Der Stresstest für Banken ist schon fast Routine geworden. Dass sich aber jedes Unternehmen einem solchen aussetzen sollte, "wird leider sehr oft übersehen", sagt Christoph Krischanitz von der Versicherungs- und Finanzmathematischen Beratungs GesmbH Arithmetica. Somit würden vor allem im Bereich der Klein- und Mittelbetriebe immer wieder Risiken übersehen, die das Unternehmen gefährden können.

Ein verstärkter Ausfall der Mitarbeiter - etwa in der Grippezeit -, eine defekte Produktionsmaschine, Probleme mit dem Hauptlieferanten oder ein plötzlicher Einbruch des Umsatzes. "Das sind Dinge, die ein kleines Unternehmen schnell bedrohen können", sagt Krischanitz. Dennoch seien viele Betriebe auf solche Szenarien nicht vorbereitet.

Bekannte und Unbekannte

Neben der Frage, ob und wie Risiko in einem Unternehmen berücksichtigt werde, "müssen sich Unternehmer auch fragen, welchen Wert Risiko ökonomisch oder bilanziell hat", sagt Krischanitz.

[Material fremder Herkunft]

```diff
@@ -491,7 +496,7 @@
       const int lo = n0 > t0 ? n0 : t0, hi = n0 + 4 < tend ? n0 + 4 : tend;
       if (hi <= lo) continue;
       const int grow = mt * (32 * MI) + ps * RPP + row;
-      const float bz = a.bias[grow];
+      const float bz = first ? a.bias[grow] : 0.f;
       f32x4 v;
       if constexpr (AL) {
         v = *reinterpret_cast<const f32x4*>(ot + row * OS + 4 * qi);
@@ -509,7 +514,7 @@
 #pragma unroll
         for (int e = 0; e < 4; ++e) {
           const bool ok = n0 + e >= lo && n0 + e < hi;
-          rr[e] = (ok && epi != EPI_STORE) ? a.res[ix + e] : 0.f;
+          rr[e] = (ok && epi != EPI_STORE) ? rsrc[ix + e] : 0.f;
           aa[e] = (ok && rmw) ? a.acc[ix + e] : 0.f;
         }
 #pragma unroll
@@ -540,6 +545,11 @@
     return DISSC_EINVAL;
   }
   const int nchunk = C / KC;
+  const int kblocks = wino8_kblocks_of(C, KS, dil);
+  if (kblocks && nchunk % kblocks != 0) {
+    set_error("make_wino8: %d accumulation blocks (\"wino8_kblocks\") do not divide the %d channel chunks of C = %d", kblocks, nchunk, C);
+    return DISSC_EINVAL;
+  }
   const std::vector<float> packed = pack_wino_weights(w, C, KS, 8, R, [R](int p, int i) { return w8_g(p, i, R); });
   std::vector<float> b(C, 0.f);
   if (bias) memcpy(b.data(), bias, C * sizeof(float));
@@ -548,6 +558,7 @@
   dc.macs_per_t = (double)C * C * KS;
   dc.wino = 2;
   dc.wr = R;
+  dc.kblocks = kblocks;
   int rc = upload(packed, &dc.wpack);
   if (rc) return rc;
   return upload(b, &dc.bias);
@@ -641,6 +652,7 @@
   p.unit = t.unit; p.OT = t.OT; p.CPR = t.CPR;
   p.gx = (Lmax + t.OT - 1) / t.OT;
   p.gy = C / (32 * MI);
+  p.kblocks = wino8_kblocks_of(C, KS, dil);
   if (p.gy < 1 || 8 % p.gy != 0) {
     set_error("wino8_plan: %d row tiles do not divide the 8 XCDs", p.gy);
     return DISSC_EINVAL;
@@ -670,7 +682,14 @@
   const int rc = wino8_plan(dc.M, dc.KS, dc.dil, dc.wr == 4 ? 4 : 3, bt.B, bt.Lmax, p);
   if (rc) return rc;
   a.gx = p.gx; a.gy = p.gy; a.B = bt.B;
-  return kW8Inst[p.inst].launch(a, stream);
-}
-
-}
+  const int nb = dc.kblocks > 1 ? dc.kblocks : 1;
+  for (int i = 0; i < nb; ++i) {
+    a.kblock = nb > 1 ? dc.nchunk / nb : 0;
+    a.kc0 = i * a.kblock;
+    const int lrc = kW8Inst[p.inst].launch(a, stream);
+    if (lrc) return lrc;
+  }
+  return DISSC_OK;
+}
+
+}
diff --git a/dissc_amd/csrc/diag.hip b/dissc_amd/csrc/diag.hip
--- a/dissc_amd/csrc/diag.hip
+++ b/dissc_amd/csrc/diag.hip
@@ -295,6 +295,7 @@
   if (out) {
     out->mi = p.MI; out->ni = p.NI; out->wps = p.WPS; out->r = p.R; out->ns = p.NS;
     out->unit = p.unit; out->ot = p.OT; out->cpr = p.CPR; out->gx = p.gx; out->gy = p.gy;
+    out->kblocks = p.kblocks;
   }
   return DISSC_OK;
 }
diff --git a/dissc_amd/csrc/gen_plan.hip b/dissc_amd/csrc/gen_plan.hip
--- a/dissc_amd/csrc/gen_plan.hip
+++ b/dissc_amd/csrc/gen_plan.hip
@@ -13,6 +13,10 @@
 static int w8_shape_bit(int C, int KS, int dil) {
   const int cls = C >= 256 ? 2 : C >= 128 ? 1 : 0;
   return 9 * cls + 3 * (KS == 11 ? 2 : KS == 7 ? 1 : 0) + (dil == 1 ? 0 : dil == 3 ? 1 : 2);
+}
+int wino8_kblocks_of(int C, int KS, int dil) {
+  const int n = opts().wino8_kblocks;
+  return n > 1 && ((opts().wino8_kblock >> w8_shape_bit(C, KS, dil)) & 1) ? n : 0;
 }
 ConvForm td_conv_form(int C, int KS, int dil) {
   if (!opts().wino8 || !wino8_supported(C, C, KS, dil) || !((opts().wino8_mask >> w8_shape_bit(C, KS, dil)) & 1))
diff --git a/include/dissc_hip.h b/include/dissc_hip.h
--- a/include/dissc_hip.h
+++ b/include/dissc_hip.h
@@ -103,6 +103,7 @@
 typedef struct {
   int32_t mi, ni, wps, r, ns;
   int32_t unit, ot, cpr, gx, gy;
+  int32_t kblocks;
 } DisscWino8Plan;
 int dissc_wino8_info(int C, int k, int dilation, int R, int B, int Lmax, DisscWino8Plan* out);
 
```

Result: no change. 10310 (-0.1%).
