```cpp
template <class T, int MM>
__global__ void __launch_bounds__(BLOCK)
k_gram_dots(CompactVecs<T, MM> V, const T* __restrict__ res, int64_t n, double* __restrict__ parts,
            int slot0) {
    double acc[2 * MM];
#pragma unroll
    for (int k = 0; k < 2 * MM; ++k) acc[k] = 0.0;
    bz_for_chunks<T>(n, [&](const int64_t i0, const auto cnt_) {
        const int cnt = cnt_;
        Pack<T> pr = ld(res, i0, cnt);
#pragma unroll
        for (int i = 0; i < MM; ++i) {
            if (i < V.m) {
                Pack<T> ps = ld(V.S[i], i0, cnt), py = ld(V.Y[i], i0, cnt);
#pragma unroll
                for (int e = 0; e < PackN<T>::N; ++e)
                    if (e < cnt) {
                        const T v = T(-1) * pr.v[e];
                        acc[i] = mul_acc(ps.v[e], v, acc[i]);
                        acc[MM + i] = mul_acc(py.v[e], v, acc[MM + i]);
                    }
            }
        }
    });
    block_reduce_store<2 * MM>(acc, 0u, parts, slot0);
// ... 587 lines not shown
                        if ((sq & ~GATE_ABORT) == C.gate_seq) break;
                        __builtin_amdgcn_s_sleep(2);
                        if (++spins > C.gate_spin_dev) { sq = C.gate_seq | GATE_ABORT; *C.gate_timeout = 7; break; }
                    }
                }
                if (lane == 0) gate_sh = sq;
            }
            __syncthreads();
            if (gate_sh & GATE_ABORT) return false;
#pragma unroll
            for (int i = 0; i < MM; ++i) {
                u1[i] = (T)__hip_atomic_load(&C.gate_dev->val[i], __ATOMIC_RELAXED, __HIP_MEMORY_SCOPE_AGENT);
                u2h[i] = (T)__hip_atomic_load(&C.gate_dev->val[5 + i], __ATOMIC_RELAXED, __HIP_MEMORY_SCOPE_AGENT);
            }
            H0 = (T)__hip_atomic_load(&C.gate_dev->val[10], __ATOMIC_RELAXED, __HIP_MEMORY_SCOPE_AGENT);
            z = (T*)(uintptr_t)__double_as_longlong(__hip_atomic_load(&C.gate_dev->val[11], __ATOMIC_RELAXED, __HIP_MEMORY_SCOPE_AGENT));
        }
        }
        return true;
    };
    static_assert(XR == 0 || XR == 2, "XR: stored pairs (0) or iterates with re-evaluated residuals (2)");
    static_assert(XR != 2 || (SPEC && OFF32), "the iterate-history form is pipelined");
    if (SPEC && !OFF32) {
#pragma unroll
        for (int i = 0; i < MM; ++i) { asm volatile("" : "+v"(u1[i])); asm volatile("" : "+v"(u2h[i])); }
        asm volatile("" : "+v"(H0));
        asm volatile("" : "+v"(gl));
        asm volatile("" : "+v"(gamma));
    }
    constexpr bool UDIV = XR == 2 && sizeof(T) == 8;
    T rmu_u = T(0), rgam = T(0);
    if constexpr (UDIV) { rgam = T(1) / gamma; if (uni >= 1) rmu_u = T(1) / P.mu_uniform; }
    const T gam0 = (T)C.gam0, gl0 = gam0 * P.g_lambda;
    constexpr int NS = 10 + 4 * MM + 2;
    double acc[NS];
#pragma unroll
    for (int k = 0; k < NS; ++k) acc[k] = 0.0;
    constexpr bool PIPE = SPEC && OFF32 && XR == 2;
    constexpr int NSTREAMS = MM + 1 + (fam_fk(FAM) ? 2 : 0) + (UNI >= 2 ? 0 : (UNI == 1 ? 1 : 2)) + (TRIAL == 0 ? 0 : 1) +
                             (GKC == FAM_G_L1BOX ? 1 : 0) + (GKC == FAM_G_INDBOX_VEC ? 2 : 0) + (DKC == FAM_D_BOX_VEC ? 2 : 0);
    constexpr int DEPTH = NSTREAMS <= 11 ? 2 : 1;
    constexpr bool NTP = NT && PP == 0;
    struct Stage { Pack<T> q, b, mu, muy, px, ps[MM], xt, gu, glo, ghi, dlo, dhi; };
    using PolQB = std::integral_constant<bool, NTP>;
    using PolNT = std::integral_constant<bool, NT>;
    auto for_fixed_streams = [&](Stage& S, auto&& f) {
        if (fk == BZ_F_DIAG_QUADRATIC) { f(S.q, P.q, PolQB{}); f(S.b, P.b, PolQB{}); }
        if (uni < 1) f(S.mu, P.mu, PolNT{});
        if (uni < 2) f(S.muy, P.muy, PolNT{});
        f(S.px, x, PolNT{});
        if (trial) f(S.xt, (const T*)x_d, PolNT{});
#pragma unroll
        for (int i = 0; i < MM; ++i) f(S.ps[i], V.S[i], PolNT{});
    };
    auto load_stage = [&](Stage& S, unsigned bo) {
        asm volatile("" : "+v"(bo));
        for_fixed_streams(S, [&](Pack<T>& d, const T* p, auto pol) { d = ldo<T, decltype(pol)::value>(p, bo); });
        if constexpr (GKC == FAM_G_L1BOX) S.gu = ldo<T, NT>(P.g_u, bo);
        if constexpr (GKC == FAM_G_INDBOX_VEC) {
            S.glo = P.g_lo_vec ? ldo<T, NT>(P.g_lo_vec, bo) : splat(P.g_lo);
            S.ghi = P.g_hi_vec ? ldo<T, NT>(P.g_hi_vec, bo) : splat(P.g_hi);
        }
        if constexpr (DKC == FAM_D_BOX_VEC) {
            S.dlo = P.D_lo_vec ? ldo<T, NT>(P.D_lo_vec, bo) : splat(P.D_lo);
            S.dhi = P.D_hi_vec ? ldo<T, NT>(P.D_hi_vec, bo) : splat(P.D_hi);
        }
// ... 32 lines not shown
            for (int i = 0; i < MM; ++i) {
                ps[i] = ldo<T, NT>(V.S[i], bo);
                py[i] = ldo<T, NT>(V.Y[i], bo);
            }
        } else {
            if (SPEC && !FAMILY) {
                L.q = ldp<T, NTP>(P.q, i0, cnt); L.b = ldp<T, NTP>(P.b, i0, cnt);
                if (P.uni >= 1) L.mu = splat(P.mu_uniform); else L.mu = ldp<T, NT>(P.mu, i0, cnt);
                if (P.uni >= 2) L.muy = splat(T(0)); else L.muy = ldp<T, NT>(P.muy, i0, cnt);
                L.dlo = splat(P.D_lo); L.dhi = splat(P.D_hi);
                L.gu = splat(T(0)); L.glo = splat(T(0)); L.ghi = splat(T(0));
            } else {
                load_params<T, NT>(P, i0, cnt, L, true, true, true);
                if (FAMILY && uni >= 1) L.mu = splat(P.mu_uniform);
                if (FAMILY && uni >= 2) L.muy = splat(T(0));
            }
            px = ldp<T, NT>(x, i0, cnt);
            if constexpr (XR != 2) prp = ldp<T, NT>(res_prev, i0, cnt);
#pragma unroll
            for (int i = 0; i < MM; ++i)
                if (i < m) {
                    ps[i] = ldp<T, NT>(V.S[i], i0, cnt);
                    if constexpr (XR != 2) py[i] = ldp<T, NT>(V.Y[i], i0, cnt);
                }
        }
        if constexpr (XR == 2) {
            Pack<T> rr[MM + 1];
#pragma unroll
            for (int e = 0; e < N; ++e) {
                if constexpr (UDIV) rmu.v[e] = (uni >= 1) ? rmu_u : T(1) / L.mu.v[e];
#pragma unroll
                for (int i = 0; i <= MM; ++i) {
                    T zz;
                    const T gi = (i == 0) ? gam0 : gamma;
                    const T gli = (i == 0) ? gl0 : gl;
                    rr[i].v[e] = resid_elem<T>(fk, dk, gk, (i < MM) ? ps[i].v[e] : px.v[e], L, e, gi, gli, zz, UDIV,
                                               rmu.v[e], (i < MM) ? ps[i].v[e ^ 1] : px.v[e ^ 1]);
                }
            }
            prp = rr[MM];
#pragma unroll
            for (int i = 0; i < MM; ++i)
#pragma unroll
                for (int e = 0; e < N; ++e) {
                    const T nx = (i + 1 < MM) ? ps[i + 1].v[e] : px.v[e];
                    ps[i].v[e] = nx - ps[i].v[e];
                    py[i].v[e] = rr[i + 1].v[e] - rr[i].v[e];
                }
        }
        if (!trial) compact_d<T, MM>(m, H0, u1, u2h, prp, ps, py, d);
        Pack<T> pxd, pz, pr, pss, pyy, pg1, pgt;
#pragma unroll
        for (int e = 0; e < N; ++e) pxd.v[e] = trial ? pxt.v[e] : px.v[e] + d.v[e];
        T f1[N], p1[N];
#pragma unroll
        for (int e = 0; e < N; ++e) {
            const T xd = pxd.v[e];
            ALOut<T> o1 = al_elem(fk, dk, xd, L.q.v[e], L.b.v[e], L.mu.v[e], L.muy.v[e], L.dlo.v[e], L.dhi.v[e],
                                  pxd.v[e ^ 1] + L.muy.v[e ^ 1], e & 1, UDIV, rmu.v[e]);
            T t = gamma * o1.grad;
            T y = xd - t;
            T zz = prox_elem(gk, y, gl, L.gu.v[e], L.glo.v[e], L.ghi.v[e], pgt.v[e]);
            pz.v[e] = zz; pr.v[e] = xd - zz;
            pg1.v[e] = o1.grad; f1[e] = o1.fterm; p1[e] = o1.pterm;
        }
#pragma unroll
        for (int e = 0; e < N; ++e) {
            const T xd = pxd.v[e], zz = pz.v[e], r = pr.v[e];
            ALOut<T> o2 = al_elem(fk, dk, zz, L.q.v[e], L.b.v[e], L.mu.v[e], L.muy.v[e], L.dlo.v[e], L.dhi.v[e],
                                  pz.v[e ^ 1] + L.muy.v[e ^ 1], e & 1, UDIV, rmu.v[e]);
            T sv = xd - px.v[e];
            T yy = r - prp.v[e];
            T w = UDIV ? div_u(r, gamma, rgam) : r / gamma;
// ... 769 lines not shown
```

### bazinga.jl_amd/csrc/bz_solver.hip

```cpp
#include "bz_solver.h"
#include "bz_spmv.h"
#include "bz_als_dense.h"
#include "bz_csr_host.h"

#include <hip/hip_ext.h>

#include <algorithm>
#include <array>
#include <atomic>
#include <chrono>
#include <cmath>
#include <cstdio>
#include <cstdlib>
#include <cstring>
#include <limits>
#include <optional>
#include <tuple>
#include <type_traits>

namespace bz {

Ctx::~Ctx() {
    for (int r = 0; r < P2P_MAXRANKS; ++r)
        if (mbox_opened[r] && mbox_peer[r]) (void)hipIpcCloseMemHandle(mbox_peer[r]);
// ... 67 lines not shown
    PersistTimeout() : Error(BZ_ERR_HIP, "persistent two-loop kernel: grid barrier timed out (blocks not co-resident?)") {}
};

bool& callback_abort_flag() {
    static thread_local bool flag = false;
    return flag;
}

enum Cat : int { C_TWOLOOP = 0, C_FUSED = 1, C_ALGRAD = 2, C_FB = 3, C_UPDATE = 4,
                 C_COLLECT = 5, C_GATHER = 6, C_MISC = 7, C_DOT = 8, C_GEMV = 9, C_PERSIST = 10, C_GEMV_MFMA = 11, C_FUSED_IT = 12,
                 C_STENCIL_FB = 13, C_STENCIL_UPD = 14, C_XD = 15 };

static int env_int(const char* name, int dflt) { const char* e = std::getenv(name); return e ? std::atoi(e) : dflt; }
static long long env_ll(const char* name, long long dflt) { const char* e = std::getenv(name); return e ? std::atoll(e) : dflt; }
static std::optional<int> env_opt(const char* name) { const char* e = std::getenv(name); return e ? std::optional<int>(std::atoi(e)) : std::nullopt; }
struct CreateKnobs {
    std::optional<int> grid = env_opt("BZ_GRID");
    std::optional<int> persist_blocks = env_opt("BZ_PERSIST_BLOCKS");
    int dense_fused = env_int("BZ_DENSE_FUSED", 1);
    std::optional<int> dense_kp = env_opt("BZ_DENSE_KP");
    std::optional<int> spmv_l = env_opt("BZ_SPMV_L");
    int spq_fused = env_int("BZ_SPQ_FUSED", 1);
    int spls_fused = env_int("BZ_SPLS_FUSED", 1);
    int test_dense_timeout = env_int("BZ_TEST_DENSE_TIMEOUT", 0);
    unsigned dense_spin = (unsigned)env_ll("BZ_DENSE_SPIN", 0);
};
struct BeginKnobs {
    explicit BeginKnobs(int nranks) : gate(env_int("BZ_GATE", nranks > 1 ? 0 : 1)) {}
    int gate;
    int xr = env_int("BZ_XR", 2);
    int skipz = env_int("BZ_SKIPZ", 1);
    int gfc = env_int("BZ_GFC", 0);
    int trialfuse = env_int("BZ_TRIALFUSE", 1);
    int fused_begin = env_int("BZ_FUSED_BEGIN", 1);
    int slackfast = env_int("BZ_SLACKFAST", 1);
    int slackkind = env_int("BZ_SLACKKIND", 1);
    int suc_grid = env_int("BZ_SUC_GRID", 1);
    int stencil_regx = env_int("BZ_STENCIL_REGX", 1);
    int affine_blend = env_int("BZ_AFFINE_BLEND", 1);
    int densesmall = env_int("BZ_DENSESMALL", 1);
    int nt = env_int("BZ_NT", -1);
    int keepp = env_int("BZ_KEEPP", -1);
    int ldsq = env_int("BZ_LDSQ", -1);
    int famrt = env_int("BZ_FAMRT", 0);
    int spec = env_int("BZ_SPEC", 1);
    int xdnt = env_int("BZ_XDNT", 1);
    bool gemv_valu = std::getenv("BZ_GEMV_VALU") != nullptr;
    long long persist_min_n = env_ll("BZ_PERSIST_MIN_N", 300000);
    bool test_persist_timeout = env_int("BZ_TEST_PERSIST_TIMEOUT", 0) != 0;
    int test_gate_timeout = env_int("BZ_TEST_GATE_TIMEOUT", 0);
    unsigned gate_spin = (unsigned)env_ll("BZ_GATE_SPIN", 0);
};
static int read_uni_knob() { return env_int("BZ_UNI", 2); }

template <class F> static void with_bool(bool b, F&& f) { if (b) f(std::true_type{}); else f(std::false_type{}); }
template <class F> static void with_uni(int u, F&& f) {
    if (u >= 2) f(std::integral_constant<int, 2>{});
    else if (u == 1) f(std::integral_constant<int, 1>{});
    else f(std::integral_constant<int, 0>{});
}
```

Unterschieden werden dabei die "known knows" (jene Risiken, die man wissen kann), die "known unknowns" (wogegen man meist eine Versicherung hat) und die "unknown unknowns", die überraschend eintreten. Zu diesen Risiken zählt Krischanitz etwa eine Naturkatastrophe oder einen Börsencrash - "alles, von dem man im Vorhinein glaubt, nicht davon betroffen zu sein". Wichtig seien hier auch die Punkte, wer wann worüber sofort informiert werden muss und wer rasch vor Ort sein muss, um die notwendigen Entscheidungen zu treffen.

In der Praxis zeige sich, dass viele Betriebe bei den "known knows" stehen blieben. Sich gegen jene Dinge zu wappnen, die kalkulierbar seien, sei zwar auch gut und wichtig, aber zu wenig. Am besten wäre es laut Krischanitz, "wenn sich Betriebe regelmäßig Stressszenarien aussetzen würden". Der Vorteil der wiederholten Tests sei, dass es dann immer auch Vergleichswerte zu den Vorjahresergebnissen gibt und man erkennen könne, welche Schwachstellen schon verbessert worden sind und wo sich noch Handlungsbedarf auftut. "Was habe ich geprüft, was hat die Wirklichkeit gebracht, muss mein Test verändert oder angepasst werden?" Das seien Fragen, die erst in der Rückschau beantwortet werden könnten.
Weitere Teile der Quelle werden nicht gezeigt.